===== EXTRACTED INFORMATION =====
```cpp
__device__ __forceinline__ void check_voxel_sparse(const sparse_ctx& k, int s, int z, int y, int x, float v)
{
    const peak_ctx& c = k.c;
    const int nz = c.nz, ny = c.ny, nx = c.nx;
    const float reject = v + c.eps;
    const float band_lo = v - c.eps;
    float m = -INFINITY;
    bool border = false;
    unsigned long long band = 0;
    unsigned band_hi = 0;
    for (int ds = -1; ds <= 1; ++ds) {
        const int ss = s + ds;
        if (ss < 0 || ss >= c.ns) { border = true; continue; }
        for (int dz = -1; dz <= 1; ++dz) {
            const int zz = z + dz;
            if (zz < 0 || zz >= nz) { border = true; continue; }
            for (int dy = -1; dy <= 1; ++dy) {
                const int yy = y + dy;
                if (yy < 0 || yy >= ny) { border = true; continue; }
                const ulonglong2* er = k.ent + (int64_t)ss * k.ent_sigma_stride;
                const float* row = c.base + (int64_t)ss * c.sigma_stride + (int64_t)zz * c.plane + yy * c.px;
#pragma unroll
                for (int dx = -1; dx <= 1; ++dx) {
                    const int xx = x + dx;
                    if (xx < 0 || xx >= nx) { border = true; continue; }
                    if ((ds | dz | dy | dx) == 0) continue;
                    if (er[sparse_entry(k, zz, yy, xx)].y) {
                        const float u = row[xx];
                        m = fmaxf(m, u);
                        if (u >= band_lo) {
                            int j = (((ds + 1) * 3 + (dz + 1)) * 3 + (dy + 1)) * 3 + (dx + 1);
                            j -= j > 40;
                            if (j < 64) band |= 1ull << j;
                            else band_hi |= 1u << (j - 64);
                        }
                    }
                }
            }
            if (m > reject) return;
        }
    }
    if (border) m = fmaxf(m, 0.0f);
    if (!(v >= m - c.eps)) return;
    const bool contested = !(v > m + c.eps) || !(v > c.thr + c.eps);
    const uint32_t pos = atomicAdd(c.count, 1u);
    if (pos < c.cap) {
        mmx_cand r;
        r.slot = c.slot;
        r.s = s;
        r.z = z;
        r.y = y;
        r.x = x;
        r.flags = (contested ? MMX_CAND_CONTESTED : 0u) | MMX_CAND_BAND | (band_hi << 16);
        r.v = v;
        r.nbr_max = m;
        r.v64 = __longlong_as_double(0x7ff8000000000000LL);
        r.band = band;
        c.out[pos] = r;
    }
}

__global__ void __launch_bounds__(MMX_WG)
peaks_sparse_kernel(const float* __restrict__ log, const ulonglong2* __restrict__ entries,
                    int ns, int64_t sigma_stride, const mmx_block* __restrict__ blocks, int64_t slot_elems,
                    float thr, float eps, mmx_cand* __restrict__ out, uint32_t cap,
                    uint32_t* __restrict__ count, int quads)
{
    const mmx_block bd = blocks[blockIdx.y];
    sparse_ctx k;
    peak_ctx& c = k.c;
    c.base = log + (int64_t)bd.slot * slot_elems;
    c.sigma_stride = sigma_stride;
    c.ns = ns; c.nz = bd.nz; c.ny = bd.ny; c.nx = bd.nx; c.px = bd.px;
    c.plane = bd.ny * bd.px; c.slot = bd.slot;
    c.thr = thr; c.eps = eps; c.out = out; c.cap = cap; c.count = count;
    k.eg = mmx_entry_geom_make(quads ? MMX_MASK_QUADS : MMX_MASK_ROWS, bd.nz, bd.nx, bd.px);
    k.ent = entries + mmx_entry_base(bd.slot, slot_elems);
    k.ent_sigma_stride = sigma_stride >> 5;
    const int64_t per_sigma = (int64_t)bd.ny * k.eg.per_row;
    const int64_t total = per_sigma * ns;
    constexpr int kQ = 1024;
    __shared__ unsigned long long q[kQ];
    __shared__ int qn;
    auto test_bit = [&](int64_t i, int b) __attribute__((always_inline)) {
        const int s = (int)(i / per_sigma);
        const int64_t r = i - (int64_t)s * per_sigma;
        const int y = (int)(r / k.eg.per_row);
        const int w = (int)(r - (int64_t)y * k.eg.per_row);
        int z, x;
        mmx_entry_voxel(k.eg, w, b, &z, &x);
        if (x >= bd.nx || z >= bd.nz) return;
        const float v = c.base[(int64_t)s * sigma_stride + (int64_t)z * c.plane + y * bd.px + x];
        const float n0 = z > 0 ? sparse_at(k, s, z - 1, y, x) : -INFINITY;
        const float n1 = z + 1 < bd.nz ? sparse_at(k, s, z + 1, y, x) : -INFINITY;
        const float n2 = s > 0 ? sparse_at(k, s - 1, z, y, x) : -INFINITY;
        const float n3 = s + 1 < ns ? sparse_at(k, s + 1, z, y, x) : -INFINITY;
        if (fmaxf(fmaxf(n0, n1), fmaxf(n2, n3)) > v + eps) return;
        check_voxel_sparse(k, s, z, y, x, v);
    };
    if (threadIdx.x == 0) qn = 0;
    for (int j = threadIdx.x; j < kQ; j += MMX_WG) q[j] = ~0ull;
    __syncthreads();
    constexpr int kW = 8;
    const int64_t stride = (int64_t)gridDim.x * MMX_WG * kW;
    const int64_t rounds = (total + stride - 1) / stride;
    for (int64_t rd = 0; rd < rounds; ++rd) {
        const int64_t i0 = rd * stride + (int64_t)blockIdx.x * MMX_WG * kW + threadIdx.x;
        unsigned long long mw[kW];
#pragma unroll
        for (int u = 0; u < kW; ++u) {
            const int64_t i = i0 + (int64_t)u * MMX_WG;
            mw[u] = 0;
            if (i < total) {
                const int s = (int)(i / per_sigma);
                mw[u] = k.ent[(int64_t)s * k.ent_sigma_stride + (i - (int64_t)s * per_sigma)].x;
            }
        }
#pragma unroll
        for (int u = 0; u < kW; ++u) {
            unsigned long long m = mw[u];
            if (!m) continue;
            const int64_t i = i0 + (int64_t)u * MMX_WG;
            const int cnt = __popcll(m);
            const int at = atomicAdd(&qn, cnt);
            if (at + cnt <= kQ) {
                int j = at;
                while (m) {
                    const int b = __ffsll((long long)m) - 1;
                    m &= m - 1;
                    q[j++] = ((unsigned long long)i << 6) | (unsigned long long)b;
                }
            } else {
                while (m) {
                    const int b = __ffsll((long long)m) - 1;
                    m &= m - 1;
                    test_bit(i, b);
                }
            }
        }
        __syncthreads();
        const int nq = qn < kQ ? qn : kQ;
        for (int j = threadIdx.x; j < nq; j += MMX_WG) {
            const unsigned long long e = q[j];
            if (e != ~0ull) test_bit((int64_t)(e >> 6), (int)(e & 63));
        }
        __syncthreads();
        if (threadIdx.x == 0) qn = 0;
        for (int j = threadIdx.x; j < nq; j += MMX_WG) q[j] = ~0ull;
        __syncthreads();
    }
}

}

int mmx_launch_peaks_sparse(const float* d_log, const unsigned long long* d_mask, int n_sigma,
                            int64_t sigma_stride, const mmx_block* d_blocks, int n_blocks, int max_vox,
                            int64_t slot_elems, float thr, float eps, mmx_cand* d_cands, uint32_t cap,
                            uint32_t* d_count, int quads, hipStream_t stream)
{
    int64_t words = ((int64_t)max_vox / 64 + 1024) * n_sigma;
    int gx = (int)((words + MMX_WG * 8 - 1) / (MMX_WG * 8));
    if (gx > 8192) gx = 8192;
    if (gx < 1) gx = 1;
    dim3 grid(gx, n_blocks);
    hipLaunchKernelGGL(peaks_sparse_kernel, grid, dim3(MMX_WG), 0, stream, d_log,
                       reinterpret_cast<const ulonglong2*>(d_mask), n_sigma, sigma_stride,
                       d_blocks, slot_elems, thr, eps, d_cands, cap, d_count, quads);
    return hipGetLastError() == hipSuccess ? MMX_OK : MMX_ERR_HIP;
}

int mmx_launch_peaks(const float* d_log, int n_sigma, int64_t sigma_stride, const mmx_block* d_blocks,
                     int n_blocks, int max_vox, int64_t slot_elems, float thr, float eps,
                     mmx_cand* d_cands, uint32_t cap, uint32_t* d_count, hipStream_t stream)
{
    int gx = (max_vox / 4 + MMX_WG - 1) / MMX_WG;
    if (gx > 8192) gx = 8192;
    if (gx < 1) gx = 1;
    dim3 grid(gx, n_blocks);
    hipLaunchKernelGGL(peaks_kernel, grid, dim3(MMX_WG), 0, stream, d_log, n_sigma, sigma_stride,
                       d_blocks, slot_elems, thr, eps, d_cands, cap, d_count);
    return hipGetLastError() == hipSuccess ? MMX_OK : MMX_ERR_HIP;
}
```

magellanmapper_amd/csrc/mmx_rescore.hip:

```cpp

#include <algorithm>
#include <type_traits>

#include "mmx_common.h"

#define MMX_MAX_SIGMAS 64

struct mmx_rescore_params {
    int32_t radius[MMX_MAX_SIGMAS];
    double norm[MMX_MAX_SIGMAS];
    int32_t strip;
    int32_t n_blocks;
};

namespace {

template <typename InT> struct in_scale;
template <> struct in_scale<uint8_t>  { static __device__ double get(uint8_t v)  { return (double)v * (1.0 / 255.0); } };
template <> struct in_scale<uint16_t> { static __device__ double get(uint16_t v) { return (double)v * (1.0 / 65535.0); } };
template <> struct in_scale<float>    { static __device__ double get(float v)    { return (double)v; } };
template <> struct in_scale<double>   { static __device__ double get(double v)   { return v; } };

template <typename StoreT>
__device__ __forceinline__ double corr_at(const double* vals, int st, int R, const double* w)
{
    double acc = vals[R * st] * w[0];
    for (int k = R; k >= 1; --k) acc += (vals[(R - k) * st] + vals[(R + k) * st]) * w[k];
    return (double)(StoreT)acc;
}

#ifndef MMX_RESCORE_BATCH
#define MMX_RESCORE_BATCH 8
#endif
constexpr int kB = MMX_RESCORE_BATCH;

template <typename InT, typename StoreT>
__global__ void __launch_bounds__(MMX_WG)
rescore_kernel(const InT* __restrict__ vol, int64_t sz, int64_t sy, int64_t sx,
               const mmx_block* __restrict__ blocks, mmx_cand* __restrict__ pts, uint32_t cap,
               const uint32_t* __restrict__ count, const double* __restrict__ w0_tab,
               const double* __restrict__ w2_tab, mmx_rescore_params prm)
{
    extern __shared__ double smem[];
    uint32_t n = cap;
    if (count) { const uint32_t c = *count; n = c < cap ? c : cap; }
    for (uint64_t idx64 = blockIdx.x; idx64 < n; idx64 += gridDim.x) {
    const uint32_t idx = (uint32_t)idx64;
    const mmx_cand ptv = pts[idx];
    mmx_cand pt;
    pt.slot = __builtin_amdgcn_readfirstlane(ptv.slot);
    pt.s = __builtin_amdgcn_readfirstlane(ptv.s);
    pt.z = __builtin_amdgcn_readfirstlane(ptv.z);
    pt.y = __builtin_amdgcn_readfirstlane(ptv.y);
    pt.x = __builtin_amdgcn_readfirstlane(ptv.x);
    if (pt.slot < 0 || pt.slot >= prm.n_blocks || pt.s < 0 || pt.s >= MMX_MAX_SIGMAS) continue;
    const mmx_block bd = blocks[pt.slot];
    const int R = prm.radius[pt.s];
    const int N = 2 * R + 1;
    const int SW = prm.strip < N ? prm.strip : N;
    const double* w0 = w0_tab + (int64_t)pt.s * (MMX_MAX_RADIUS_GENERIC + 1);
    const double* w2 = w2_tab + (int64_t)pt.s * (MMX_MAX_RADIUS_GENERIC + 1);
    const InT* in = vol + bd.src_off;

    double* zp0 = smem;
    double* zp2 = zp0 + (size_t)N * SW;
    double* yp = zp2 + (size_t)N * SW;
    int64_t* zr = (int64_t*)(yp + 3 * (size_t)N);

    __syncthreads();
    for (int k = threadIdx.x; k < N; k += MMX_WG) zr[k] = (int64_t)mmx_reflect(pt.z + k - R, bd.nz) * sz;
    __syncthreads();
    for (int dx0 = 0; dx0 < N; dx0 += SW) {
        const int sw = (N - dx0) < SW ? (N - dx0) : SW;
        for (int e = threadIdx.x; e < N * sw; e += MMX_WG) {
            const int dyi = e / sw;
            const int dxi = e - dyi * sw;
            const int yy = mmx_reflect(pt.y + dyi - R, bd.ny);
            const int xx = mmx_reflect(pt.x + dx0 + dxi - R, bd.nx);
            const InT* col = in + (int64_t)yy * sy + (int64_t)xx * sx;
            const double c = in_scale<InT>::get(col[zr[R]]);
            double a0 = c * w0[0];
            double a2 = c * w2[0];
            int k = R;
            auto batch = [&](auto nb) __attribute__((always_inline)) {
                constexpr int B = decltype(nb)::value;
                for (; k >= B; k -= B) {
                    InT lo[B], hi[B];
#pragma unroll
                    for (int j = 0; j < B; ++j) {
                        lo[j] = col[zr[R - (k - j)]];
                        hi[j] = col[zr[R + (k - j)]];
                    }
#pragma unroll
                    for (int j = 0; j < B; ++j) {
                        const double p = in_scale<InT>::get(lo[j]) + in_scale<InT>::get(hi[j]);
                        a0 += p * w0[k - j];
                        a2 += p * w2[k - j];
                    }
                }
            };
            batch(std::integral_constant<int, kB>{});
            batch(std::integral_constant<int, 4>{});
            batch(std::integral_constant<int, 2>{});
            batch(std::integral_constant<int, 1>{});
            zp0[dyi * SW + dxi] = (double)(StoreT)a0;
            zp2[dyi * SW + dxi] = (double)(StoreT)a2;
        }
        __syncthreads();
        for (int t = threadIdx.x; t < 3 * sw; t += MMX_WG) {
            const int term = t / sw;
            const int dxi = t - term * sw;
            const double* src = (term == 0 ? zp2 : zp0) + dxi;
            yp[term * N + dx0 + dxi] = corr_at<StoreT>(src, SW, R, term == 1 ? w2 : w0);
        }
        __syncthreads();
    }
    if (threadIdx.x < 3)
        zp0[threadIdx.x] = corr_at<StoreT>(yp + threadIdx.x * N, 1, R, threadIdx.x == 2 ? w2 : w0);
    __syncthreads();
    if (threadIdx.x == 0) {
        const StoreT t0 = (StoreT)zp0[0];
        const StoreT t1 = (StoreT)zp0[1];
        const StoreT t2 = (StoreT)zp0[2];
        StoreT sum = t0;
        sum += t1;
        sum += t2;
        const StoreT cube = (-sum) * (StoreT)prm.norm[pt.s];
        pts[idx].v64 = (double)cube;
    }
    }
}
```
=====
Copy every line in the records above that contains the word "hipLaunchKernelGGL".

    hipLaunchKernelGGL(peaks_sparse_kernel, grid, dim3(MMX_WG), 0, stream, d_log,
    hipLaunchKernelGGL(peaks_kernel, grid, dim3(MMX_WG), 0, stream, d_log, n_sigma, sigma_stride,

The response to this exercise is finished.